The Rio Grande began many thousands of years ago, in what is now Colorado’s San Luis Valley, as a rocky mountain stream. It was fed by springs at twelve thousand feet, which flowed in a canyon through snowfields and alpine mountain meadows, through forests of aspen, spruce and fir. Its flow is southeast and south one hundred seventy five miles, still southerly, then four hundred and seventy miles across terrain that became New Mexico. Could we have conceived its flow as southeasterly between what became Texas and Chihuahua, Coahuila, Nuevo Leon and Tamaulipas, flowing almost two thousand miles? Once having discovered it did we imagine the river to always be there? And what was it in our history to make us think it was ours to divide and possess?

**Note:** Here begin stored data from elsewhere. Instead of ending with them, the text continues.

#define GS_EV_RING 256
struct gs_ctx {
    gs_config cfg{};
    hipStream_t stream = nullptr;
    bool own_stream = false;
    GsFrame frame{};
    uint32_t T = 0, passes = 0, key_bits = 0;
    uint32_t tile_passes = 0, tile_bits = 0;
    bool tile16 = false;
    bool last_keys16 = false;
    uint32_t* keysG = nullptr;
    bool keysG_valid = false;
    int emit_order = 2;
    bool index_order = true;
    uint32_t debug_view = 0;
    uint32_t fif = 1;
    std::vector<gs_ctx*> shadows;
    bool is_shadow = false;
    gs_ctx* last = nullptr;
    uint32_t rr = 0;
    uint64_t cap_hint = 0, row_hint = 0;
    hipEvent_t ev_done = nullptr;
    uint64_t next_ticket = 1;
    struct { uint64_t ticket; gs_ctx* member; } tickets[64] = {};
    std::mutex ticket_mu;
    bool tile_cull = true;
    bool last_tight = false;
    uint32_t grid_persist = 0;
    uint32_t blend_ablation = 0;
    uint32_t* blend_prof = nullptr;
    uint32_t blend_prof_blocks = 0;
    void* scene_mem = nullptr;
    size_t scene_bytes = 0;
    GsScene scene{};
    uint32_t n = 0;
    uint32_t* counts = nullptr;
    uint32_t* offsets = nullptr;
    void* gdata = nullptr;
    uint64_t capacity = 0;
    uint32_t *keysA = nullptr, *valsA = nullptr, *keysB = nullptr, *valsB = nullptr;
    uint32_t *keysU = nullptr, *valsU = nullptr;
    uint32_t* chunk_table = nullptr;
    uint32_t *keysS = nullptr, *valsS = nullptr;
    void* ctl_mem = nullptr;
    size_t ctl_bytes = 0;
    GsControl* ctl = nullptr;
    unsigned long long* scan_status = nullptr;
    uint32_t* tile_depth = nullptr;
    uint32_t* sort_status = nullptr;
    uint32_t* rows_status = nullptr;
    void* grec = nullptr;
    uint32_t tight_nb = 0;
    void* gsort_scratch = nullptr;
    uint64_t row_cap = 0;
    uint32_t *arena = nullptr, *rows_sorted = nullptr, *rowptr = nullptr;
    uint32_t *M3 = nullptr, *tileoff = nullptr, *rowtot = nullptr;
    bool tight_ok = false;
    bool scene_borrowed = false;
    uint32_t last_passes = 0;
    bool last_by_index = true;
    uint32_t blend_walkers = 1;
// ... 105 lines not shown
    if (cfg->device < 0 || cfg->device >= ndev) return fail(GS_ERR_INVALID_ARGUMENT, "gs_create: device %d of %d", cfg->device, ndev);
    HIP_TRY(hipSetDevice(cfg->device));

    gs_ctx* c = new (std::nothrow) gs_ctx();
    if (!c) return fail(GS_ERR_OUT_OF_MEMORY, "gs_create: host allocation failed");
    c->cfg = *cfg;
    GsFrame& f = c->frame;
    f.width = cfg->width; f.height = cfg->height; f.tile_size = cfg->tile_size;
    f.ntx = tiles_f32(cfg->width, cfg->tile_size);
    f.nty = tiles_f32(cfg->height, cfg->tile_size);
    if (f.ntx >= 32768 || f.nty >= 65536) { delete c; return fail(GS_ERR_INVALID_ARGUMENT, "gs_create: canvas too large"); }
    f.col0 = cfg->col_begin;
    f.col1 = cfg->col_end;
    if (f.col0 == 0 && f.col1 == 0) f.col1 = f.ntx;
    if (f.col1 > f.ntx || f.col0 >= f.col1) { delete c; return fail(GS_ERR_INVALID_ARGUMENT, "gs_create: bad tile-column slab [%u,%u) of %u", f.col0, f.col1, f.ntx); }
    f.full = (f.col0 == 0 && f.col1 == f.ntx) ? 1u : 0u;
    f.px0 = f.col0 * f.tile_size;
    f.slab_w = std::min(f.width, f.col1 * f.tile_size) - f.px0;
    c->T = f.ntx * f.nty;
    const uint64_t max_key = ((uint64_t)f.nty * f.ntx + f.ntx) * 1000ull + 999ull;
    if (max_key > 0xFFFFFFFFull) { delete c; return fail(GS_ERR_INVALID_ARGUMENT, "gs_create: tile ids overflow the 32-bit key (write_tile_ids.wgsl:29)"); }
    c->key_bits = bits_for(max_key);
    c->passes = (c->key_bits + 7) / 8;
    const uint32_t tbits = bits_for((uint64_t)f.nty * f.ntx + f.ntx);
    c->tile_passes = (tbits + 7) / 8;
    c->tile_bits = (tbits + c->tile_passes - 1) / c->tile_passes;
    c->tile16 = ((uint64_t)f.nty * f.ntx + f.ntx) < 0xFFFFull;
    if ((uint64_t)(f.ntx + 1) * (f.nty + 1) > GS_COUNT_MASK) { delete c; return fail(GS_ERR_INVALID_ARGUMENT, "gs_create: canvas has too many tiles"); }
    c->tight_ok = f.ntx <= 255u && f.nty <= 255u;

    hipDeviceProp_t prop;
    HIP_TRY(hipGetDeviceProperties(&prop, cfg->device));
    c->grid_persist = (uint32_t)prop.multiProcessorCount * 4;
    if (cfg->stream) c->stream = (hipStream_t)cfg->stream;
    else { HIP_TRY(hipStreamCreateWithFlags(&c->stream, hipStreamNonBlocking)); c->own_stream = true; }

    HIP_TRY(hipMalloc((void**)&c->ranges, (size_t)c->T * 4));
    HIP_TRY(hipMemset(c->ranges, 0, (size_t)c->T * 4));
    const size_t px = (size_t)f.slab_w * f.height;
    HIP_TRY(hipMalloc((void**)&c->rgba8, px * 4));
    HIP_TRY(hipMemset(c->rgba8, 0, px * 4));
    if (cfg->flags & GS_FLAG_F32_TAP) HIP_TRY(hipMalloc((void**)&c->rgbf, px * 12));
    if (cfg->flags & GS_FLAG_AUX_OUTPUTS) {
        HIP_TRY(hipMalloc((void**)&c->alpha, px * 4));
        HIP_TRY(hipMalloc((void**)&c->depth, px * 4));
        HIP_TRY(hipMemset(c->alpha, 0, px * 4));
        HIP_TRY(hipMemset(c->depth, 0, px * 4));
    }
    HIP_TRY(hipHostMalloc((void**)&c->h_ctl, sizeof(GsControl), hipHostMallocDefault));
    memset(c->h_ctl, 0, sizeof(GsControl));
    HIP_TRY(hipMalloc((void**)&c->d_pxb, 65 * 4));
    HIP_TRY(hipMalloc((void**)&c->tileoff, 256 * 256 * 4));
    HIP_TRY(hipMalloc((void**)&c->rowtot, 256 * 4));
    HIP_TRY(hipMalloc((void**)&c->sticky, 4 * 4));
    HIP_TRY(hipMemset(c->sticky, 0, 4 * 4));
    HIP_TRY(hipHostMalloc((void**)&c->h_rep, sizeof(GsReport), hipHostMallocDefault));
    memset(c->h_rep, 0, sizeof(GsReport));
    if (cfg->flags & GS_FLAG_TIMING) {
        for (auto& row : c->ev)
            for (auto& e : row) HIP_TRY(hipEventCreate(&e));
        c->have_events = true;
    }
    c->fif = (c->own_stream && f.full) ? 3u : 1u;
    *out = c;
    return GS_OK;
}
// ... 128 lines not shown
    hipFree(d);
    return rc;
}

static inline void mark(gs_ctx* c, int i) {
    if (!c->have_events) return;
    hipEventRecord(c->ev[c->frames % GS_EV_RING][i], c->stream);
    Roctx& r = roctx();
    if (r.push) {
        if (i > 0) r.pop();
        if (i < GS_STAGE_COUNT) r.push(kStageRange[i]);
    }
}

static void mark_cb(void* p, int i) { mark((gs_ctx*)p, i); }
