# xxayt/MGSV

Measured on AMD Instinct MI355X. Metric: video-music pairs/s fwd+bwd at B=64 (full training step); sub-objects: retrieval sim-matrix GB/s, eval forward pairs/s, higher is better.
Workload: dtype bf16; 1 GPU; BASELINE.json configs[2]: B=64/GPU, T_v=30, T_a=512, D=512, train mode (dropout on), f32 master weights + Adam, f32 gradient accumulation; global_batch=64, launch=tape

## Files before the change

include/made_hip.h:

```cpp
#ifndef MADE_HIP_H
#define MADE_HIP_H

#include <stdint.h>

#ifdef __cplusplus
extern "C" {
#endif

#define MADE_ABI_VERSION 8

enum MadeDtype { MADE_F32 = 0, MADE_BF16 = 1 };

enum MadeAct {
    MADE_ACT_NONE = 0,
    MADE_ACT_RELU = 1,
    MADE_ACT_GELU = 2,
    MADE_ACT_QUICKGELU = 3,
    MADE_ACT_SIGMOID = 4
};

enum MadeGate {
    MADE_GATE_NONE = 0,
    MADE_GATE_RELU_OUT = 1,
    MADE_GATE_GELU_Z = 2,
// ... 425 lines not shown
                       float* dgamma, float* dbeta, int64_t rows, int64_t D, float eps, const float* row_skip, void* stream);

int made_pool_bwd(const float* mean, const float* dvec, const float* mask,
                  const void* in1, int32_t in1_dtype, int64_t in1_bs, int64_t in1_ld,
                  const void* in2, int32_t in2_dtype, int64_t in2_bs, int64_t in2_ld,
                  void* out, int32_t out_dtype, int64_t out_bs, int64_t out_ld,
                  int64_t B, int64_t T, int64_t D, float eps, void* stream);

int made_l2norm_bwd(const void* x, int32_t x_dtype, int64_t ldx, const float* dy, int64_t lddy, int64_t dy_rows_per,
                    float* dx, int64_t lddx, int32_t accumulate, void* dx_alt, int32_t alt_dtype, int64_t lddxa,
                    int64_t rows, int64_t D, float eps, void* stream);

int made_clip_loss_bwd(const float* sims, int64_t ld, int64_t n, const float* logit_scale, float weight,
                       const float* upstream, float* lse_ws, float* dsims, float* dsims_t, int32_t accumulate,
                       float* d_logit_scale, const float* row_exclude, void* stream);

int made_xpool_tail_bwd(const void* y, int32_t y_dtype, int64_t ldy, const float* gamma, const float* beta,
                        const float* video, int64_t ld_video, const float* dsims, int64_t ld_dsims,
                        void* dy, int32_t dy_dtype, int64_t lddy, void* dy_drop, const MadeDropout* drop,
                        float* dgamma, float* dbeta, float* dvideo, int64_t ld_dvideo,
                        const float* dpool, int64_t ld_dpool, float dpool_scale,
                        int64_t Nm, int64_t Nv, int64_t D, float eps, void* stream);

int made_softmax_bwd(const float* S, int64_t ld_s, const float* dP, int64_t ld_dp, const float* mask, int64_t rows_per_mask,
                     const float* extra, float scale, const MadeDropout* drop,
                     void* Pd, void* dS, void* dSt, int32_t out_dtype, int64_t ldo, int64_t ldt,
                     int64_t out_batch_stride, int64_t t_batch_stride,
                     int64_t rows, int64_t rows_per_batch, int64_t L, void* stream);

int made_head_bias(void* x, int32_t x_dtype, int64_t ldx, const float* s, const float* bias, int64_t rows, int64_t H, int64_t hd,
                   void* stream);
int made_head_bias_bwd(const void* dy, int32_t dtype, int64_t ld, const float* s, const float* bias, float* dbias, float* ds,
                       int64_t rows, int64_t H, int64_t hd, void* stream);

int made_layernorm_bwd2(const void* xa, const float* gamma_a, int64_t ldxa, const void* xb, const float* gamma_b, int64_t ldxb,
                        const void* dy, int64_t lddy, const void* add, int64_t ld_add, void* dx, int64_t lddx,
                        void* dx_drop, int64_t lddxd, const MadeDropout* drop, int64_t drop_ld, int32_t dtype,
                        float* dgamma_a, float* dbeta_a, float* dgamma_b, float* dbeta_b, int64_t rows, int64_t D, float eps,
                        void* stream);

int made_gate_rows(const void* x, int32_t x_dtype, int64_t ldx, const void* G, int32_t g_dtype, int64_t ldg, int32_t gate,
                   float scale, const MadeDropout* drop, int64_t drop_ld, int64_t drop_col_div, void* out, int32_t out_dtype, int64_t ldo,
                   const float* row_skip, int64_t rows, int64_t cols, void* stream);
int made_add3(void* out, int32_t out_dtype, const void* a, int32_t a_dtype, const void* b, int32_t b_dtype,
              const void* c, int32_t c_dtype, int64_t n, int64_t b_mod, void* stream);
int made_colsum(const void* x, int32_t dtype, int64_t ld, int64_t rows, int64_t cols, float* out, void* stream);

int made_posbn_relu_fwd(const void* x, int32_t x_dtype, int64_t ldx, const float* weight, const float* bias,
                        float* running_mean, float* running_var, float momentum, float eps, int32_t batch_stats,
                        float* save_mean, float* save_rstd, void* y, int32_t y_dtype, int64_t ldy,
                        int64_t B, int64_t T, int64_t F, void* stream);
int made_posbn_relu_bwd(const void* x, int32_t x_dtype, int64_t ldx, const void* y, int32_t y_dtype, int64_t ldy,
                        const void* dy, int32_t dy_dtype, int64_t lddy, const float* weight, const float* save_mean,
                        const float* save_rstd, int32_t batch_stats, void* dx, int32_t dx_dtype, int64_t lddx,
                        float* dweight, float* dbias, int64_t B, int64_t T, int64_t F, void* stream);

int made_set_criterion_bwd(const float* pred_logits, const float* pred_spans, const float* targets,
                           const int64_t* pred_idx, const int64_t* tgt_idx, const int32_t* count,
                           const float* proj_queries, const float* vid_sum, const float* empty_weight,
                           int64_t n_layers, int64_t B, int64_t Q, int64_t G, int64_t Dc, int32_t fg_label,
                           float temperature, const float* weights, const float* upstream,
                           float* d_logits, float* d_spans, int64_t ld_out, int32_t through_sigmoid,
                           float* d_proj_queries, float* d_vid_sum, void* stream);
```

The stream became a river, wandering, migrating, meandering, braided and sinuous, across an ancient floodplain perhaps four miles wide, for hundreds into thousands of years, leaving sediments, creating oxbows, stopping long enough to generate riparian eco-systems, native cottonwoods, inviting wild migrating birds in its unpredictable path, inviting settlements, grateful for fertile soil until subject to the inevitable floods that could renew or disperse them. Along its banks, over time, was a mixed history of native tribes, scalp hunters, Comanche raiders, Spanish missionaries, Mexican revolutionaries, and even a penal colony.

 

 

III. OF TIME AND TERRAIN


 

WHAT SHALL WE DO WHEN THE RIVER RUNS DRY?, Joyce Cutler-Shaw, Near Elephant Butte Dam, 2009

 

IT WAS MILLIONS OF YEARS FOR THIS MIDDLE RIVER, flowing above stretched and plated earth and underlying rifts, to fill the alluvium of gravel, sand and mud, to carry water in the sediment that was buried underground. The river could thus irrigate this rich farming land for pre-Pueblo Indians over one thousand years ago. Over time it irrigated 20,000 acres, and beyond Pueblo settlements, by 1880, up to 125,000 acres for newer settlers. By 1925, with growing population and demand, so depleted was the water, it could cover barely 40,000 acres. With recurring years of drought it is also running as much as 3000 feet below the earth’s crust.

 

 

IV. OF BOSQUES AND WILD BIRDS

OVER 90% OF FOREST HABITATS AND NATIVE BRUSH have been cleared for agriculture or for housing.. Even along nine short miles of the Rio Grande, in the Wildlife Refuge of the Bosque del Apache, in the New Mexico desert, neo-tropical migrant birds are disappearing with their loss of habitat. The ecosystems and the trees of a pre-dam wandering river are mostly gone.

 

 

V. OF DAMS AND DIVERSIONS


 

RIO GRANDE JOURNEY I, Joyce Cutler-Shaw, Elephant Butte Damn, 2009

 

TO CONTROL THE WATER, THE RIVER WAS SHAPED to an unnatural straightened flow with the coming of the dams— the Elephant Butte Dam in 1916 was the first of many. At its introduction it was the largest dam built. In the interior, going down and down into the labyrinthine passages, is a fascinating netherworld, the color of heat, power generating, elaborately wired and continuously engineered. As a hydraulic engineer recently said of the Rio Grande, “We turn the river on and off.”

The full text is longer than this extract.